# Supplied material:
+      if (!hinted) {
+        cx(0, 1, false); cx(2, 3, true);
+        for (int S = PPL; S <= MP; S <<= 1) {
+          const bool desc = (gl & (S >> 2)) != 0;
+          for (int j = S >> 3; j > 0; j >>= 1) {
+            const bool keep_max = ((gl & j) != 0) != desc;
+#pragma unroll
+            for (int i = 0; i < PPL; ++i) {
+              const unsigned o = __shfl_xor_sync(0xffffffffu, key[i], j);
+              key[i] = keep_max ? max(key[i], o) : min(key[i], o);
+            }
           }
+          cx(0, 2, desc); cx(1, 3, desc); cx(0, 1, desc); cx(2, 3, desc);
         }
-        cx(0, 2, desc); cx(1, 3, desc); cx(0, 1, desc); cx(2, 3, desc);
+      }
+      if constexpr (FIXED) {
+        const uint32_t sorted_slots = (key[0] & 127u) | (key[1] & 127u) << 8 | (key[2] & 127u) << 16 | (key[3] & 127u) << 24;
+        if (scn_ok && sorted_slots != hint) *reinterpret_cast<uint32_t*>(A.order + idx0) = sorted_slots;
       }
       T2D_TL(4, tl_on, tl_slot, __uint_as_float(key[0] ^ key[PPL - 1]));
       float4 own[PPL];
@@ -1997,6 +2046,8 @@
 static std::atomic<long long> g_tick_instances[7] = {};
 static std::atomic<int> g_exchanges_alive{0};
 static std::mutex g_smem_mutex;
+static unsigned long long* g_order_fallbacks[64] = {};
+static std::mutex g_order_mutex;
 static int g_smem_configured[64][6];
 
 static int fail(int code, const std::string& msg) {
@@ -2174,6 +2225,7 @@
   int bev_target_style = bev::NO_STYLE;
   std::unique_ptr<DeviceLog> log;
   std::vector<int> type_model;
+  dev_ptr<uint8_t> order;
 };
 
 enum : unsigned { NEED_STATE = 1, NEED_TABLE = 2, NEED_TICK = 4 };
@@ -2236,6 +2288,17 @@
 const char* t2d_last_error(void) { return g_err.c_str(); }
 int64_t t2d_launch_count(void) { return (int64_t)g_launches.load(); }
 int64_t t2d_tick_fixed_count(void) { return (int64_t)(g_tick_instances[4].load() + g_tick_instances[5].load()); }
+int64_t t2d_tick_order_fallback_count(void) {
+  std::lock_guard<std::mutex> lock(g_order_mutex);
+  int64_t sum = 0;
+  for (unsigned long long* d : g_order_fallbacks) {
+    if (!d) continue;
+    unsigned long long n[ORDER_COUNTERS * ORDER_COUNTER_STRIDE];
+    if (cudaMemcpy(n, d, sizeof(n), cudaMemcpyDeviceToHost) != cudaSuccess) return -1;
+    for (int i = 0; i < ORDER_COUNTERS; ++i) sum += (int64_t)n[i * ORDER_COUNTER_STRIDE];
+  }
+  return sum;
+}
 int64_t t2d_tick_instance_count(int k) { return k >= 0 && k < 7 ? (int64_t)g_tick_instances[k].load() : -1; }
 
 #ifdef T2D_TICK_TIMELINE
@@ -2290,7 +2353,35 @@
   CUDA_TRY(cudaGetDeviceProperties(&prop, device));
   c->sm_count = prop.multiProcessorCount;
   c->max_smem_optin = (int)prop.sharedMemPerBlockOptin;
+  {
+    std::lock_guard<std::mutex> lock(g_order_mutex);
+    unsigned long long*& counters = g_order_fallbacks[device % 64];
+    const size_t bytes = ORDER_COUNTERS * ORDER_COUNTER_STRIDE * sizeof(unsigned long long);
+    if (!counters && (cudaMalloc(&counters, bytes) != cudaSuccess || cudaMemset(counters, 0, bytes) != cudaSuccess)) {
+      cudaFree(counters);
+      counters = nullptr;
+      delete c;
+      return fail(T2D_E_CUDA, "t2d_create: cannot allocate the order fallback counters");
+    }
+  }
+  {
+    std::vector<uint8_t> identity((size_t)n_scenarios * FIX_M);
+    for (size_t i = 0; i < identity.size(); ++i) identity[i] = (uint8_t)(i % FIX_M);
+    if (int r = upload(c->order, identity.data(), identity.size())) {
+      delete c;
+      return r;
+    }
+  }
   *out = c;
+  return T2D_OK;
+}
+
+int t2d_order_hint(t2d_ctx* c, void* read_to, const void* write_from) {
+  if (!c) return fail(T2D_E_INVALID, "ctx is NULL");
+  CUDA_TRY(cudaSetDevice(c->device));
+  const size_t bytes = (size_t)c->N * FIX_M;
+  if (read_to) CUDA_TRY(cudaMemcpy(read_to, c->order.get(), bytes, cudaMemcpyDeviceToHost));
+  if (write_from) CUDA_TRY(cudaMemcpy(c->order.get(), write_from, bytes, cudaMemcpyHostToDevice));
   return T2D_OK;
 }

# What the exercise asks:
Whenever the string "void" shows up on a line of the listing, copy that line.

# Answer:
 const char* t2d_last_error(void) { return g_err.c_str(); }
 int64_t t2d_launch_count(void) { return (int64_t)g_launches.load(); }
 int64_t t2d_tick_fixed_count(void) { return (int64_t)(g_tick_instances[4].load() + g_tick_instances[5].load()); }
+int64_t t2d_tick_order_fallback_count(void) {
+int t2d_order_hint(t2d_ctx* c, void* read_to, const void* write_from) {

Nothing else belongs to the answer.